The paired sample t-test, sometimes called the dependent sample t-test, is a statistical procedure. Specifically, it determines whether the mean difference between two sets of observations is zero. In a paired sample t-test, one should measure each subject or entity twice, resulting in pairs of observations. Common applications of the paired sample t-test include case-control studies or repeated-measures designs. Suppose if you want to evaluate the effectiveness of a company training program, you might follow the following approach. One approach you might consider would be to measure the performance of a sample of employees before and after completing the program, and analyze the differences using a paired sample t-test.
Like many statistical procedures, the paired sample t-test has two competing hypotheses, the null hypothesis and the alternative hypothesis. The null hypothesis assumes that the true mean difference between the paired samples is zero. Under this model, all observable differences are explained by random variation. Conversely, the alternative hypothesis assumes that the true mean difference between the paired samples is not equal to zero. As a result, the alternative hypothesis can take one of several forms depending on the expected outcome. If the direction of the difference does not matter, one should use a two-tailed hypothesis. Otherwise, the power of the test increases by an upper-tailed or lower-tailed hypothesis. The null hypothesis remains the same for each type of alternative hypothesis. The paired sample t-test hypotheses are formally defined below:
• The true mean difference (\(\mu_d\)) poses to be equal to zero in the null hypothesis (\(H_0\)).

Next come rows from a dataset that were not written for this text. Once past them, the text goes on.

template <int F, int D, bool LAST, bool XP, bool EX = false>
__global__ __launch_bounds__(1024, (D == 16 ? 8 : 4)) void k_iter_w(
    const float *__restrict__ X, const float *__restrict__ table, const unsigned *__restrict__ t16,
    const int32_t *__restrict__ tiles, const int32_t *__restrict__ in_off, const int32_t *__restrict__ in_nbr,
    const int32_t *__restrict__ out_off, const int32_t *__restrict__ out_nbr, const unsigned *__restrict__ PR,
    const unsigned *__restrict__ QS, float *__restrict__ U, float *__restrict__ PRn, float *__restrict__ QSn,
    float *__restrict__ Pc, float *__restrict__ Qc, int64_t n_pad, int tiles_per_xcd, int n_tiles, int wmax)
{
    using L = TL<F, D>;
    using B = std::conditional_t<EX, BX<F, D>, BL<F, D>>;
    static_assert(D % 16 == 0, "16 lanes x D / 16 dims per hit, matrix-core tail");
    extern __shared__ __attribute__((aligned(16))) float smem[];
    int *grp = reinterpret_cast<int *>(smem + B::template lds_words<LAST>() + (EX ? 12 : 8) * 16 * B::tr_stride);
    unsigned *tb = reinterpret_cast<unsigned *>(smem);
    {
        constexpr int n1 = B::NT1 * B::KS1 * (EX ? 64 : 256), nm = B::template tm_words<LAST>();
        for (int i = threadIdx.x; i < n1; i += 1024) tb[i] = t16[B::o_t4 + i];
        for (int i = threadIdx.x; i < nm; i += 1024) tb[n1 + i] = t16[(LAST ? B::o_tml : B::o_tmn) + i];
        for (int i = threadIdx.x; i < D; i += 1024) tb[n1 + nm + i] = t16[B::o_b4 + i];
        for (int i = threadIdx.x; i < (LAST ? 2 : 5) * D; i += 1024)
            tb[n1 + nm + D + i] = t16[(LAST ? B::o_bml : B::o_bmn) + i];
    }
    const int lane = threadIdx.x & 63, wv = threadIdx.x >> 6;
    const int hs = lane >> 4, p = lane & 15;
    const int team = wv >> 2, mem = wv & 3;
    float *scratch = smem + B::template lds_words<LAST>();
    constexpr int DL = D / 16;
    float w2[DL];
#pragma unroll
    for (int i = 0; i < DL; ++i) w2[i] = table[(p >> 2) * L::stride + L::o_w2 + DL * (p & 3) + i];
    const float b2 = table[L::o_b2];
    const int xcd = blockIdx.x & 7, local = blockIdx.x >> 3, per_xcd = gridDim.x >> 3;
    const int t_begin = xcd * tiles_per_xcd;
    const int t_end = t_begin + tiles_per_xcd < n_tiles ? t_begin + tiles_per_xcd : n_tiles;
    __syncthreads();
    if (t_begin >= t_end) return;
    int buf = 0, rot = 0;
    for (int t = t_begin; t < t_end;) {
        if (wv == 0) {
            const int tt = t + lane;
            const bool in = tt < t_end;
            const int32_t *d = tiles + (int64_t)(in ? tt : t) * DESC;
            const int s1 = d[1];
            int ilo = in && d[3] > 0 ? d[2] : 0x7FFFFFFF, ihi = in && d[3] > 0 ? d[2] + d[3] : -1;
            int olo = in && d[5] > 0 ? d[4] : 0x7FFFFFFF, ohi = in && d[5] > 0 ? d[4] + d[5] : -1;
#pragma unroll
            for (int o = 1; o < 64; o <<= 1) {
                const int a = __shfl_up(ilo, o, 64), b = __shfl_up(ihi, o, 64);
                const int c = __shfl_up(olo, o, 64), e = __shfl_up(ohi, o, 64);
                if (lane >= o) {
                    ilo = a < ilo ? a : ilo; ihi = b > ihi ? b : ihi;
                    olo = c < olo ? c : olo; ohi = e > ohi ? e : ohi;
                }
            }
            const bool ok = in && (lane == 0 || ((int64_t)ihi - ilo <= wmax && (int64_t)ohi - olo <= wmax));
            const unsigned long long m = ~__ballot(ok);
            const int cnt = m ? __builtin_ctzll(m) : 64;
            const int send = __shfl(s1, cnt - 1, 64);
            if (lane == 0) { grp[0] = d[0]; grp[1] = send; grp[2] = t + cnt; }
        }
        __syncthreads();
        const int sg0 = grp[0], sg1 = grp[1];
        t = grp[2];
        __syncthreads();
        const int nq = (sg1 - sg0 + 3) >> 2;
        const int q0 = (((local - rot) % per_xcd) + per_xcd) % per_xcd;
        rot = (rot + nq) % per_xcd;
        const int x0 = sg0;
        constexpr bool SPLIT = EX && D >= 64;
        for (int q = q0; SPLIT && x0 + 4 * q < sg1; q += per_xcd) {
            const int sl = x0 + 4 * q + team;
            if (sl < sg0 || sl >= sg1) continue;
            const int ib = __builtin_amdgcn_readfirstlane(in_off[sl]);
            const int il = (__builtin_amdgcn_readfirstlane(in_off[sl + 1]) - ib) >> 4;
            if (il <= 0) continue;
            const int i16 = 4 * mem + hs;
            const int64_t n = (int64_t)sl * SLICE + i16;
            float acc[DL], ownQ[DL];
            load_vec<DL>(U + n * D + DL * p, acc);
            load_own_w<D, EX>(QS, n, p, ownQ);
#ifndef GNN_ABLATE_W_SWEEP
            sweep_w<D, XP, EX>(in_nbr + ib, i16, il, (int)n_pad, PR, p, ownQ, w2, b2, acc);
#endif
            store_vec<DL>(U + n * D + DL * p, acc);
        }
        for (int q = q0; x0 + 4 * q < sg1; q += per_xcd, buf ^= 1) {
            const int sl = x0 + 4 * q + team;
            const bool on = sl >= sg0 && sl < sg1;
            float *tr = scratch + (buf * 4 + team) * 16 * B::tr_stride;
            if (on) {
                const int ob = __builtin_amdgcn_readfirstlane(out_off[sl]);
                const int ol = (__builtin_amdgcn_readfirstlane(out_off[sl + 1]) - ob) >> 4;
                const int i16 = 4 * mem + hs;
                const int64_t n = (int64_t)sl * SLICE + i16;
                float acc[DL], ownP[DL];
                load_vec<DL>(U + n * D + DL * p, acc);
                if constexpr (!SPLIT) {
                    const int ib = __builtin_amdgcn_readfirstlane(in_off[sl]);
                    const int il = (__builtin_amdgcn_readfirstlane(in_off[sl + 1]) - ib) >> 4;
                    float ownQ[DL];
                    load_own_w<D, EX>(QS, n, p, ownQ);
                    load_own_w<D, EX>(PR, n, p, ownP);
                    sweep_w<D, XP, EX>(in_nbr + ib, i16, il, (int)n_pad, PR, p, ownQ, w2, b2, acc);
                } else {
                    load_own_w<D, EX>(PR, n, p, ownP);
                }
#ifndef GNN_ABLATE_W_SWEEP
                sweep_w<D, XP, EX>(out_nbr + ob, i16, ol, (int)n_pad, QS, p, ownP, w2, b2, acc);
#endif
#pragma unroll
                for (int i = 0; i < DL; ++i) acc[i] = tanh_f(acc[i]);
                store_vec<DL>(tr + i16 * B::tr_stride + DL * p, acc);
                if (p < F) tr[i16 * B::tr_stride + D + p] = X[n * F + p];
            }
            __syncthreads();
            if constexpr (EX) {
                float *th = scratch + (8 + team) * 16 * B::tr_stride;
#ifndef GNN_ABLATE_W_TAIL
                if (on) mfma_hidden_x<F, D, LAST>(smem, tr, th, lane, mem);
#endif
                __syncthreads();
#ifndef GNN_ABLATE_W_TAIL
                if (on)
                    mfma_tail_scratch_x<F, D, LAST, XP>(smem, tr, th, lane, (int64_t)sl * SLICE, PRn, QSn, U, Pc, Qc, mem, 4);
#endif
            } else if (on) {
                mfma_tail_scratch<F, D, LAST, XP>(tb, tr, lane, (int64_t)sl * SLICE, PRn, QSn, U, Pc, Qc, mem, 4);
            }
        }
    }
}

• A two-tailed alternative hypothesis (\(H_1\)) believes that the true mean difference \(\mu_d\) is not equal to zero.
• According to an upper-tailed alternative hypothesis (\(H_1\)) the true mean difference \(\mu_d\) is greater than zero.

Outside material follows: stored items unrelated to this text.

+template <typename T, int O, bool DERIV, int ND, bool LAST = false>
+__device__ __forceinline__ void eval_uni_step(const UniDesc<T> &ud, const UniLoop<T> &L, unsigned n, const long long n0, T *out,
+                                              const long long ostride, const Wrt &wrt, unsigned long long *bad, UniFront<T> &f,
+                                              T (&un)[2])
+{
+    if (f.outside) {
+        record_bad(bad, n0 + (long long)n);
+        asm volatile("s_waitcnt vmcnt(0)" : : : "memory");
+    }
+    T b[2][O];
+    if constexpr (!DERIV) {
+        uni_basis_closed<T, O>(f.z[0], b[0]);
+        uni_basis_closed<T, O>(f.z[1], b[1]);
+    } else {
+        uni_basis<T, O, true>(f.z[0], wrt.w[0], ud.inv_h[0], b[0]);
+        uni_basis<T, O, true>(f.z[1], wrt.w[1], ud.inv_h[1], b[1]);
+    }
+    unsigned ra[O];
+    const int rho = uni_rows<T, O>(L.coef_a, f.base, f.rank, L.rstride, ra);
+    T b0r[O];
+    rotate_basis_values<T, O>(b[0], rho, b0r);
+
+    if constexpr (!LAST) vm_wait_pair<2 * ND + 1>(un);
+    int m0[2];
+    T t1[2];
+    const unsigned off = n * (unsigned)sizeof(T);
+    T *o = out;
+    __builtin_amdgcn_s_setprio(3);
+#pragma unroll
+    for (int dep = 0; dep < ND; ++dep) {
+        T c[O][O];
+        uni_issue_window<T, O, ND>(ra, dep, c);
+        if (dep == 0 && !LAST) {
+            uni_spans2_issue<T>(L.kn_a, ud, un, m0, t1);
+            block_wait<2>(c);
+        } else {
+            block_wait<0>(c);
+        }
+        T q[O];
+#pragma unroll
+        for (int a = 0; a < O; ++a) {
+            T t = T(0);
+#pragma unroll
+            for (int k = 0; k < O; ++k) t += c[a][k] * b[1][k];
+            q[a] = mul_rn<T>(t, b0r[a]);
+        }
+        T r;
+        if constexpr (O == 2) r = add_rn<T>(q[0], q[1]);
+        else r = add_rn<T>(add_rn<T>(q[0], q[2]), add_rn<T>(q[1], q[3]));
+        rr_store(o, off, r);
+        o += ostride;
+        if (dep == 0 && !LAST) {
+            lds_wait_n<0, 2>(t1);
+            uni_front_finish<T, O, DERIV, ND>(ud, L, un, m0, t1, f);
+            uni_load_params<T>(L, n + 3u * L.stride, un);
+        }
+    }
+    __builtin_amdgcn_s_setprio(0);
+    if constexpr (!LAST) uni_rank_wait(f.rank);
+}
+
+template <typename T, int O, bool DERIV, int ND>
+__global__ __launch_bounds__(TILE) void eval_uni_pipe(const UniDesc<T> ud, const void *__restrict__ gimg, const Params<T> prm,
+                                                      const unsigned N, const long long n0, T *__restrict__ out,
+                                                      const long long ostride, const Wrt wrt, unsigned long long *bad)
+{
+    static_assert(O == 2 || O == 4, "row rotation covers orders 2 and 4");
+    static_assert(ND >= 1 && ND <= 3, "counted vmcnt: the store count per iteration is a constant");
+    extern __shared__ __attribute__((aligned(16))) char smem[];
+    UniLoop<T> L;
+    uni_loop_setup<T>(L, smem, ud, prm, N);
+    unsigned n = ((threadIdx.x >> 6) * gridDim.x + blockIdx.x) * 64u + (unsigned)L.lane;
+    T u0[2], ua[2], ub[2];
+    UniFront<T> f;
+    uni_pipe_prologue<T, O, DERIV, ND>(ud, L, smem, gimg, n, u0, ua, ub, f);
+    for (; n + L.stride < N; n += 2u * L.stride) {
+        eval_uni_step<T, O, DERIV, ND>(ud, L, n, n0, out, ostride, wrt, bad, f, ua);
+        eval_uni_step<T, O, DERIV, ND>(ud, L, n + L.stride, n0, out, ostride, wrt, bad, f, ub);
+    }
+    vm_wait_pair<ND - 1>(ua);
+    vm_wait_pair<ND - 1>(ub);
+    if (n < N) eval_uni_step<T, O, DERIV, ND, true>(ud, L, n, n0, out, ostride, wrt, bad, f, ua);
+}
+
 template <typename T, int O, bool NORMAL, int ND>
 __global__ __launch_bounds__(TILE) void jac_uni(const UniDesc<T> ud, const void *__restrict__ gimg, const Params<T> prm,
                                                 const unsigned N, const long long n0, T *__restrict__ out,
@@ -395,6 +596,119 @@
     }
 }
 
+template <bool NORMAL, int ND>
+struct JacUniCounts {
+    static constexpr int tail = NORMAL ? 3 : 2 * ND - 2;
+    static constexpr int slot = NORMAL ? 8 : 4 * ND;
+};
+template <typename T, int O, bool NORMAL, int ND, bool LAST = false>
+__device__ __forceinline__ void jac_uni_step(const UniDesc<T> &ud, const UniLoop<T> &L, unsigned n, const long long n0, T *out,
+                                             const long long ostride, unsigned long long *bad, const int normalize,
+                                             const int negate, UniFront<T> &f, T (&un)[2])
+{
+    if (f.outside) {
+        record_bad(bad, n0 + (long long)n);
+        asm volatile("s_waitcnt vmcnt(0)" : : : "memory");
+    }
+    T b[2][O], db[2][O];
+    uni_basis_d1<T, O>(f.z[0], ud.inv_h[0], b[0], db[0]);
+    uni_basis_d1<T, O>(f.z[1], ud.inv_h[1], b[1], db[1]);
+    unsigned ra[O];
+    const int rho = uni_rows<T, O>(L.coef_a, f.base, f.rank, L.rstride, ra);
+    T b0r[O], db0r[O];
+    rotate_basis_values<T, O>(b[0], rho, b0r);
+    rotate_basis_values<T, O>(db[0], rho, db0r);
+
+    if constexpr (!LAST) vm_wait_pair<JacUniCounts<NORMAL, ND>::slot>(un);
+    int m0[2];
+    T t1[2];
+    const unsigned off = n * (unsigned)sizeof(T);
+    T *o = out;
+    T su[3], sv[3];
+    __builtin_amdgcn_s_setprio(3);
+#pragma unroll
+    for (int dep = 0; dep < ND; ++dep) {
+        T c[O][O];
+        uni_issue_window<T, O, ND>(ra, dep, c);
+        if (dep == 0 && !LAST) {
+            uni_spans2_issue<T>(L.kn_a, ud, un, m0, t1);
+            block_wait<2>(c);
+        } else {
+            block_wait<0>(c);
+        }
+        T qu[O], qv[O];
+#pragma unroll
+        for (int a = 0; a < O; ++a) {
+            T t = T(0), tdv = T(0);
+#pragma unroll
+            for (int k = 0; k < O; ++k) { t += c[a][k] * b[1][k]; tdv += c[a][k] * db[1][k]; }
+            qu[a] = mul_rn<T>(t, db0r[a]);
+            qv[a] = mul_rn<T>(tdv, b0r[a]);
+        }
+        T du, dv;
+        if constexpr (O == 2) {
+            du = add_rn<T>(qu[0], qu[1]);
+            dv = add_rn<T>(qv[0], qv[1]);
+        } else {
+            du = add_rn<T>(add_rn<T>(qu[0], qu[2]), add_rn<T>(qu[1], qu[3]));
+            dv = add_rn<T>(add_rn<T>(qv[0], qv[2]), add_rn<T>(qv[1], qv[3]));
+        }
+        if constexpr (NORMAL) {
+            if (dep == 0) { su[0] = du; sv[0] = dv; }
+            else if (dep == 1) { su[1] = du; sv[1] = dv; }
+            else { su[2] = du; sv[2] = dv; }
+        } else {
+            rr_store(o, off, du);
+            rr_store(o + ostride, off, dv);
+            o += 2 * ostride;
+        }
+        if (dep == 0 && !LAST) {
+            lds_wait_n<0, 2>(t1);
+            uni_front_finish<T, O, true, ND>(ud, L, un, m0, t1, f);
+            uni_load_params<T>(L, n + 3u * L.stride, un);
+        }
+    }
+    __builtin_amdgcn_s_setprio(0);
+    if constexpr (!LAST) uni_rank_wait(f.rank);
+    if constexpr (NORMAL) {
+        T nx = su[1] * sv[2] - sv[1] * su[2];
+        T ny = -(su[0] * sv[2] - sv[0] * su[2]);
+        T nz = su[0] * sv[1] - sv[0] * su[1];
+        if (negate) { nx = -nx; ny = -ny; nz = -nz; }
+        if (normalize) {
+            const T inv = T(1) / sqrt(nx * nx + ny * ny + nz * nz);
+            nx = nx * inv; ny = ny * inv; nz = nz * inv;
+        }
+        rr_store(out, off, nx);
+        rr_store(out + ostride, off, ny);
+        rr_store(out + 2 * ostride, off, nz);
+    }
+}
+
+template <typename T, int O, bool NORMAL, int ND>
+__global__ __launch_bounds__(TILE) void jac_uni_pipe(const UniDesc<T> ud, const void *__restrict__ gimg, const Params<T> prm,
+                                                     const unsigned N, const long long n0, T *__restrict__ out,
+                                                     const long long ostride, unsigned long long *bad, const int normalize,
+                                                     const int negate)
+{
+    static_assert(O == 2 || O == 4, "row rotation covers orders 2 and 4");
+    static_assert(ND >= 1 && ND <= 3 && (!NORMAL || ND == 3), "counted vmcnt: the store count per iteration is a constant");
+    extern __shared__ __attribute__((aligned(16))) char smem[];
+    UniLoop<T> L;
+    uni_loop_setup<T>(L, smem, ud, prm, N);
+    unsigned n = ((threadIdx.x >> 6) * gridDim.x + blockIdx.x) * 64u + (unsigned)L.lane;
+    T u0[2], ua[2], ub[2];
+    UniFront<T> f;
+    uni_pipe_prologue<T, O, true, ND>(ud, L, smem, gimg, n, u0, ua, ub, f);
+    for (; n + L.stride < N; n += 2u * L.stride) {
+        jac_uni_step<T, O, NORMAL, ND>(ud, L, n, n0, out, ostride, bad, normalize, negate, f, ua);
+        jac_uni_step<T, O, NORMAL, ND>(ud, L, n + L.stride, n0, out, ostride, bad, normalize, negate, f, ub);
+    }
+    vm_wait_pair<JacUniCounts<NORMAL, ND>::tail>(ua);
+    vm_wait_pair<JacUniCounts<NORMAL, ND>::tail>(ub);
+    if (n < N) jac_uni_step<T, O, NORMAL, ND, true>(ud, L, n, n0, out, ostride, bad, normalize, negate, f, ua);
+}
+
 template <typename T, int NIND, bool NANFIX>
 __device__ __forceinline__ void uni_spans(unsigned img_a, const UniDescN<T> &un, const T (&u)[NIND], int (&m)[NIND], T (&z)[NIND])
 {
diff --git a/bspy_amd/csrc/check_lds_hazards.py b/bspy_amd/csrc/check_lds_hazards.py
--- a/bspy_amd/csrc/check_lds_hazards.py
+++ b/bspy_amd/csrc/check_lds_hazards.py
@@ -4,7 +4,18 @@
 KERNELS = ("eval_stream", "jac_stream", "eval_rowrot", "jac_rowrot", "curv_rowrot", "eval_uni", "jac_uni", "curv_uni",
            "eval_cellsort", "eval_slab2", "eval_rec32")
 REG = re.compile(r"\bv(\d+)\b|\bv\[(\d+):(\d+)\]")
-WAIT = re.compile(r"lgkmcnt\((\d+)\)")
+
+
+class Counter:
+
+    def __init__(self, name, width, what):
+        self.name, self.cap, self.what = name, width, what
+        self.wait = re.compile(name + r"\((\d+)\)")
+
+
+LGKM = Counter("lgkmcnt", 16, "LDS read")
+VM = Counter("vmcnt", 64, "global load")
+VMEM = ("global_", "buffer_", "flat_", "scratch_")
 
 
 def regs(text):
@@ -20,6 +31,14 @@
 def lds_dest(mnem, ops):
     if mnem.startswith(("ds_read", "ds_load", "ds_bpermute", "ds_permute", "ds_swizzle", "ds_consume", "ds_append")) \
             or "_rtn" in mnem:
+        return regs(ops.split(",")[0])
+    return set()
+
+
+def vm_dest(mnem, ops):
+    if "_load" in mnem and not mnem.endswith("_lds") and " lds" not in ops:
+        return regs(ops.split(",")[0])
+    if "_atomic" in mnem and re.search(r"\b(glc|sc0)\b", ops):
         return regs(ops.split(",")[0])
     return set()
 
@@ -78,10 +97,10 @@
     return blocks
 
 
-def run_block(block, fifo, errors=None):
+def run_block(block, fifo, errors=None, ctr=LGKM):
     for ln, mnem, ops, text in block["insts"]:
         if mnem == "s_waitcnt":
-            m = WAIT.search(ops)
+            m = ctr.wait.search(ops)
             if m:
                 keep = int(m.group(1))
                 fifo = () if keep == 0 else (fifo[-keep:] if len(fifo) > keep else fifo)
@@ -97,14 +116,17 @@
             for dest, dln, dtext in fifo:
                 hit = set(dest) & used
                 if hit:
-                    errors.append((ln, f"{text}   touches v{sorted(hit)[0]} of the LDS read still in flight",
+                    errors.append((ln, f"{text}   touches v{sorted(hit)[0]} of the {ctr.what} still in flight",
                                    f"line {dln}: {dtext}"))
                     break
-        if mnem.startswith("ds_"):
+        if ctr is VM:
+            if mnem.startswith(VMEM):
+                fifo = fifo + ((tuple(sorted(vm_dest(mnem, ops))), ln, text),)
+        elif mnem.startswith("ds_"):
             fifo = fifo + ((tuple(sorted(lds_dest(mnem, ops))), ln, text),)
         elif mnem.startswith(("s_load", "s_buffer_load", "s_memtime", "s_memrealtime")):
             fifo = fifo + (((), ln, text),)
-        while len(fifo) > 16 and not fifo[0][0]:
+        while len(fifo) > ctr.cap and not fifo[0][0]:
             fifo = fifo[1:]
     return fifo
 
@@ -128,7 +150,7 @@
     return tuple(st for st in states if not covers(out, st)) + (out,)
 
 
-def check_kernel(name, lines):
+def check_kernel(name, lines, ctr=LGKM):
     errors = []
     blocks = split_blocks(lines)
     state = [None] * len(blocks)
@@ -142,15 +164,15 @@
             break
         i = work.pop()
         for st in state[i]:
-            out = run_block(blocks[i], st)
-            if len(out) > 64:
-                errors.append((blocks[i]["insts"][0][0], "LDS operations pile up along a loop (never awaited)", ""))
+            out = run_block(blocks[i], st, None, ctr)
+            if len(out) > 4 * ctr.cap:
+                errors.append((blocks[i]["insts"][0][0], f"{ctr.what}s pile up along a loop (never awaited)", ""))
                 break
             for j in blocks[i]["succ"]:
                 m = merge(state[j], out)
                 if len(m) > MAX_STATES:
                     ln = blocks[j]["insts"][0][0] if blocks[j]["insts"] else 0
-                    errors.append((ln, "too many unrelated sets of outstanding LDS reads reach " + "/".join(blocks[j]["labels"]), ""))
+                    errors.append((ln, f"too many unrelated sets of outstanding {ctr.what}s reach " + "/".join(blocks[j]["labels"]), ""))
                     break
                 if m != state[j]:
                     state[j] = m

• It is assumed that \(\mu_d\) is lesser than zero in a lower-tailed alternative hypothesis (\(H_1\)).
Note. It is important to remember that hypotheses are never about data, they are about the processes which produce the data. In the formulas above, the value of \(\mu_d\) is unknown. The goal of hypothesis testing is to determine the hypothesis (null or alternative) with which the data are more consistent.
As a parametric procedure (a procedure which estimates unknown parameters), the paired sample t-test makes several assumptions. Although t-tests are quite robust, it is good practice to evaluate the degree of deviation from these assumptions in order to assess the quality of the results. In a paired sample t-test, the observations are defined as the differences between two sets of values. Hence, each assumption refers to these differences, and not the original data values. The paired sample t-test has four main assumptions:
As the paired sample t-test is based on the normal distribution, it requires the sample data to be numeric and continuous. So, the continuous data can take on any value within a range (income, height, weight, etc.). The opposite of continuous data is discrete data, which can only take on a few values (Low, Medium, High, etc.). Occasionally, one can use discrete data to approximate a continuous scale, such as with Likert-type scales.
You usually cannot test the independence of observations, but you can reasonably assume it if the data collection process was random and without replacement. In our example, it is reasonable to assume that the participating employees are independent of one another.
To test the assumption of normality, a variety of methods are available, but the simplest is to inspect the data visually using a tool like a histogram (Figure 1). Real-world data are almost never perfectly normal, so the consideration of this assumption reasonably met if the shape looks approximately symmetric and bell-shaped. The data in the example figure below approximately follows a normal distribution.
Outliers are rare values that appear far away from the majority of the data. They can bias the results and potentially lead to incorrect conclusions if not handled properly. One method for dealing with outliers is to simply remove them. However, removing data points can introduce other types of bias into the results, and potentially result in losing critical information. If outliers seem to have a lot of influence on the results, a nonparametric test such as the Wilcoxon Signed Rank Test may be appropriate to use instead. Boxplot can help to identify outliers (Figure 2).
The procedure for a paired sample t-test involves four steps. The following are the symbols that should be used:
The following are the four steps:
Determine whether the results provide sufficient evidence to reject the null hypothesis in favor of the alternative hypothesis.
There are two types of significance to consider when interpreting the results of a paired sample t-test, statistical significance and practical significance.
The p-value determines the Statistical significance. The p-value gives the probability of observing the test results under the null hypothesis. The lower the p-value, the lower the probability of obtaining a result like the one that was observed if the null hypothesis was true. Thus, a low p-value indicates decreased support for the null hypothesis. However, the possibility that the null hypothesis is true and that we simply obtained a very rare result can never be ruled out completely. The cutoff value for determining statistical significance is ultimately decided on by the researcher, but usually a value of .05 or less is chosen. This corresponds to a 5% (or less) chance of obtaining a result like the one that was observed if the null hypothesis was true.
Practical significance depends on the subject matter specifically. It is not uncommon, especially with large sample sizes, to observe a result that is statistically significant but not practically significant. In most cases, both types of significance are required in order to draw meaningful conclusions.